CREAMY CHEESY SCALLOPED POTATOES 







POTATOES
4 (about 5 cups) POTATOES; Russet. Sliced Thin.
ONION; Finely Chopped, To Taste.
SALT; To Taste.
BLACK PEPPER; To Taste.
BACON; Chopped, To Taste.

CHEESE SAUCE
3 tablespoon(s) BUTTER
3 tablespoon(s) FLOUR
1/2 teaspoon(s) SALT
BLACK PEPPER; To Taste.
2 cup(s) MILK
1 cup(s) SWISS CHEESE; Shredded.
1/2 cup(s) PARMESAN CHEESE; Shredded.
_____

Spray a 3 quart casserole dish with some non-stick cooking spray.
Place 1/2 of the potatoes into the bottom of a casserole dish.
Sprinkle half of the onions and half of the bacon on top of potatoes.
Season with salt and pepper to taste.
Top with remaining potatoes, then the rest of onions and bacon.
Season with salt and pepper to taste.
In a saucepan, melt butter over medium heat.
Add in the flour and salt, and stir constantly with a whisk for about one minute.
Stir in milk.
Cook until mixture has thickened, just about to the boiling stage.
Stir in cheese, stirring until the cheese is melted.
Pour cheese sauce over the potatoes, cover with aluminum foil and bake at 400 degrees for 60 minutes or until potatoes are tender.

Serves 4 to 5
_____


----------



## LPBeier (Dec 10, 2008)

Ol-blue, this sounds delicious!  I have always prided myself on my scalloped potatoes (cheese or not), but I am going to give this a try.  I am making meals for a young family in need at the moment and I am sure they will just love this!


----------



## Ol-blue (Dec 10, 2008)

LPBeier said:


> Ol-blue, this sounds delicious!

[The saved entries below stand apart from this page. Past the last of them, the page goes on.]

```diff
         kloop(rW, tlv, ngroups, bbase(row_halo));
@@ -2579,6 +2592,7 @@
         for (int j = 0; j < TN; ++j) {
             const int n = g0 + row0() + j * 32 + li;
             const bool in = n >= 0 && n < p.nrows;
+            static_assert(TM == 1, "the running x is one 32-channel tile per wave");
             inside[j] = row_inside(p, g0, j) ? 1.f : 0.f;
             const unsigned ro = (in ? (unsigned)n * (unsigned)p.ldx : 0u) * 4u + (unsigned)(wm * 32 + 4 * lh) * 4u;
 #pragma unroll
@@ -2698,12 +2712,15 @@
     conv_epilogue_lean<TM, TN, LEAN>(p, k.acc, smem + wave * (32 * (TM * 32 + 4)), wm * 32, g0 + k.row0(), lane, n0, n0 + pp.out_rows);
 }
 
-template <int WAVES_M, int WAVES_N, int LEAN>
-__global__ __launch_bounds__(256, 2) void resblock_pair_h16_kernel(const PairParams pp) {
-    using Core = EvResblockCore<WAVES_M, WAVES_N, EvPipeH16>;
+#define EV_PAIRW_HALO 16
+template <int WAVES_M, int WAVES_N, int LEAN, int TM_>
+__device__ __forceinline__ void resblock_pair_h16_body(const PairParams& pp) {
+    using Core = EvResblockCore<WAVES_M, WAVES_N, EvPipeH16, TM_>;
     constexpr int TM = Core::TM, TN = Core::TN, C = Core::C, NT = Core::NT, RSB = Core::RSB, H = Core::H;
     constexpr int TPR = C / 4, RPS = 256 / TPR;
-    constexpr int XPASS = (NT + EV_HALO) / RPS;
+    constexpr int XH = TM == 1 ? EV_HALO : EV_PAIRW_HALO;
+    constexpr int XPASS = (NT + XH) / RPS;
+    static_assert((NT + XH) % RPS == 0, "whole staging passes");
     const ConvParams& p = pp.c2;
     extern __shared__ __attribute__((aligned(16))) float smem[];
 
@@ -2711,9 +2728,9 @@
     const int n0 = nt * pp.out_rows;
     const int g0 = n0 - pp.h2;
     if (ev_tile_is_padding(p.S, p.P, p.T, p.nrows, n0, pp.out_rows)) return;
-    Core k((char*)smem, smem + ((NT + EV_HALO) * RSB) / 4, p.Kpad);
+    Core k((char*)smem, smem + ((NT + XH) * RSB) / 4, p.Kpad);
     char* Xb = k.Xb;
-    const int tid = k.tid, lane = k.lane, wave = k.wave, wm = k.wm;
+    const int tid = k.tid, lane = k.lane, wave = k.wave;
     const int srow = tid / TPR, sc4 = (tid % TPR) * 4;
     const int nw0 = g0 + k.row0();
     EvAmax am = ev_amax_begin(p, nw0, TN * 32);
@@ -2773,9 +2790,11 @@
         for (int j = 0; j < TN; ++j) {
             const float inside = k.row_inside(p, g0, j) ? inv1 : 0.f;
 #pragma unroll
-            for (int r16 = 0; r16 < 16; ++r16) k.acc[0][j][r16] = ev_lrelu(k.acc[0][j][r16] * inside, pp.mid_slope);
-        }
-        sy = k.hand_over(k.acc[0], 4, pp.h2);
+            for (int i = 0; i < TM; ++i)
+#pragma unroll
+                for (int r16 = 0; r16 < 16; ++r16) k.acc[i][j][r16] = ev_lrelu(k.acc[i][j][r16] * inside, pp.mid_slope);
+        }
+        sy = k.hand_over(k.acc, 4, pp.h2);
         k.template zero_border_rows<4 * C / 16>(pp.h2);
     }
     const float u2 = p.wh_scale * sy;
@@ -2786,14 +2805,20 @@
     {
         const float inv2 = 1.0f / u2;
 #pragma unroll
-        for (int j = 0; j < TN; ++j)
-#pragma unroll
-            for (int r16 = 0; r16 < 16; ++r16) k.acc[0][j][r16] *= inv2;
+        for (int i = 0; i < TM; ++i)
+#pragma unroll
+            for (int j = 0; j < TN; ++j)
+#pragma unroll
+                for (int r16 = 0; r16 < 16; ++r16) k.acc[i][j][r16] *= inv2;
     }
     ev_amax_from_acc<TM, TN>(p, am, k.acc, nw0, lane);
-    conv_epilogue_lean<TM, TN, LEAN>(p, k.acc, smem + wave * (32 * (TM * 32 + 4)), wm * 32, nw0, lane, n0, n0 + pp.out_rows);
+    conv_epilogue_lean<TM, TN, LEAN>(p, k.acc, smem + wave * (32 * (TM * 32 + 4)), k.ch0(), nw0, lane, n0, n0 + pp.out_rows);
     ev_amax_emit(p, am, nw0, TN * 32, lane);
 }
+template <int WAVES_M, int WAVES_N, int LEAN>
+__global__ __launch_bounds__(256, 2) void resblock_pair_h16_kernel(const PairParams pp) { resblock_pair_h16_body<WAVES_M, WAVES_N, LEAN, 1>(pp); }
+template <int WAVES_M, int WAVES_N, int LEAN>
+__global__ __launch_bounds__(256, 2) void resblock_pair_h16w_kernel(const PairParams pp) { resblock_pair_h16_body<WAVES_M, WAVES_N, LEAN, 2>(pp); }
 
 struct ChainParams {
     ConvParams c2;
diff --git a/include/emojivoice.h b/include/emojivoice.h
--- a/include/emojivoice.h
+++ b/include/emojivoice.h
@@ -192,6 +192,7 @@
 int ev_dbg_set_amax(ev_handle *h, int on);
 int ev_dbg_set_attn_h16(ev_handle *h, int on);
 int ev_dbg_set_chain(ev_handle *h, int on);
+int64_t ev_dbg_set_pair_wide(ev_handle *h, int min_wg_per_cu);
 
 int ev_dbg_sk_stats(ev_handle *h, uint32_t *out3);
 int64_t ev_dbg_sk_taken(ev_handle *h);
```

I have always prided myself on my scalloped potatoes (cheese or not), but I am going to give this a try. I am making meals for a young family in need at the moment and I am sure they will just love this!


 
Thanks! Bless your heart for helping a family in need.


----------



## Domestic Goddess (Jan 28, 2009)

Debbie, these potatoes were *superb*! I used 4 tablespoons of diced onion
in this recipe, 4 slices of thick, sliced bacon, and I added 1/4 teaspoon of 
pepper to the flour mixture. I substituted grated Parmesan cheese for the
shredded, and baked this exactly for 1 hr in the oven. Can't wait to make 
these again, as they were soooo good!! *Thanks* for the recipe Debbie!


----------



## Ol-blue (Jan 28, 2009)

Domestic Goddess said:


> Debbie, these potatoes were *superb*! I used 4 tablespoons of diced onion
> in this recipe, 4 slices of thick, sliced bacon, and I added 1/4 teaspoon of
> pepper to the flour mixture. I substituted grated Parmesan cheese for the
> shredded, and baked this exactly for 1 hr in the oven. Can't wait to make
> these again, as they were soooo good!! *Thanks* for the recipe Debbie!


 
You are so welcome! Debbie


----------



## The Z (Jan 28, 2009)

I think I just gained a pound and a half just looking at the picture and reading the recipe!  I'll definitely do this (maybe with Domestic's modifications) the next opportunity I have.  Thanks!


----------



## Ol-blue (Jan 28, 2009)

The Z said:


> I think I just gained a pound and a half just looking at the picture and reading the recipe! I'll definitely do this (maybe with Domestic's modifications) the next opportunity I have. Thanks!


 
I hope you enjoy and it becomes a family favorite. Enjoy! Debbie


----------



## LPBeier (Jan 28, 2009)

Ol-blue, I made these last week and they were just incredible.  DH had about 3 helpings and he is not a great potato eater!  Thanks for all your wonderful comfort food recipes!


----------



## Ol-blue (Jan 28, 2009)

LPBeier said:


> Ol-blue, I made these last week and they were just incredible. DH had about 3 helpings and he is not a great potato eater! Thanks for all your wonderful comfort food recipes!


 
That is so wonderful to hear. Thanks for letting me know.


----------



## CarrieH (Jan 30, 2009)

Mmm...this sounds SO good...I will be making soon!


----------



## Ol-blue (Jan 30, 2009)

I hope you enjoy! Debbie


----------



## sattie (Jan 30, 2009)

Oh yea!!!  Looks devine Deb!!!


----------



## Ol-blue (Jan 30, 2009)

Thanks sattie. Enjoy Debbie


----------



## Leonardo (Feb 2, 2009)

It looks like cheese potatoes scallops. One of my favorite yummy yummy!


----------



## Callisto in NC (Mar 30, 2009)

I wish I had seen this when I was looking for a potato recipe.


----------



## ChefJune (Mar 30, 2009)

Ol-blue said:


> The Swiss cheese makes this sauce so creamy.
> Enjoy! Debbie
> 
> CREAMY CHEESY SCALLOPED POTATOES
> ...


 

Ooooh Debbie!  Those potatoes look divine!   but when there's cheese, it's au gratin.  Scalloped potatoes don't have cheese. at least none I've ever seen or eaten.


----------



## Callisto in NC (Mar 30, 2009)

ChefJune said:


> Ooooh Debbie!  Those potatoes look divine!   but when there's cheese, it's au gratin.  Scalloped potatoes don't have cheese. at least none I've ever seen or eaten.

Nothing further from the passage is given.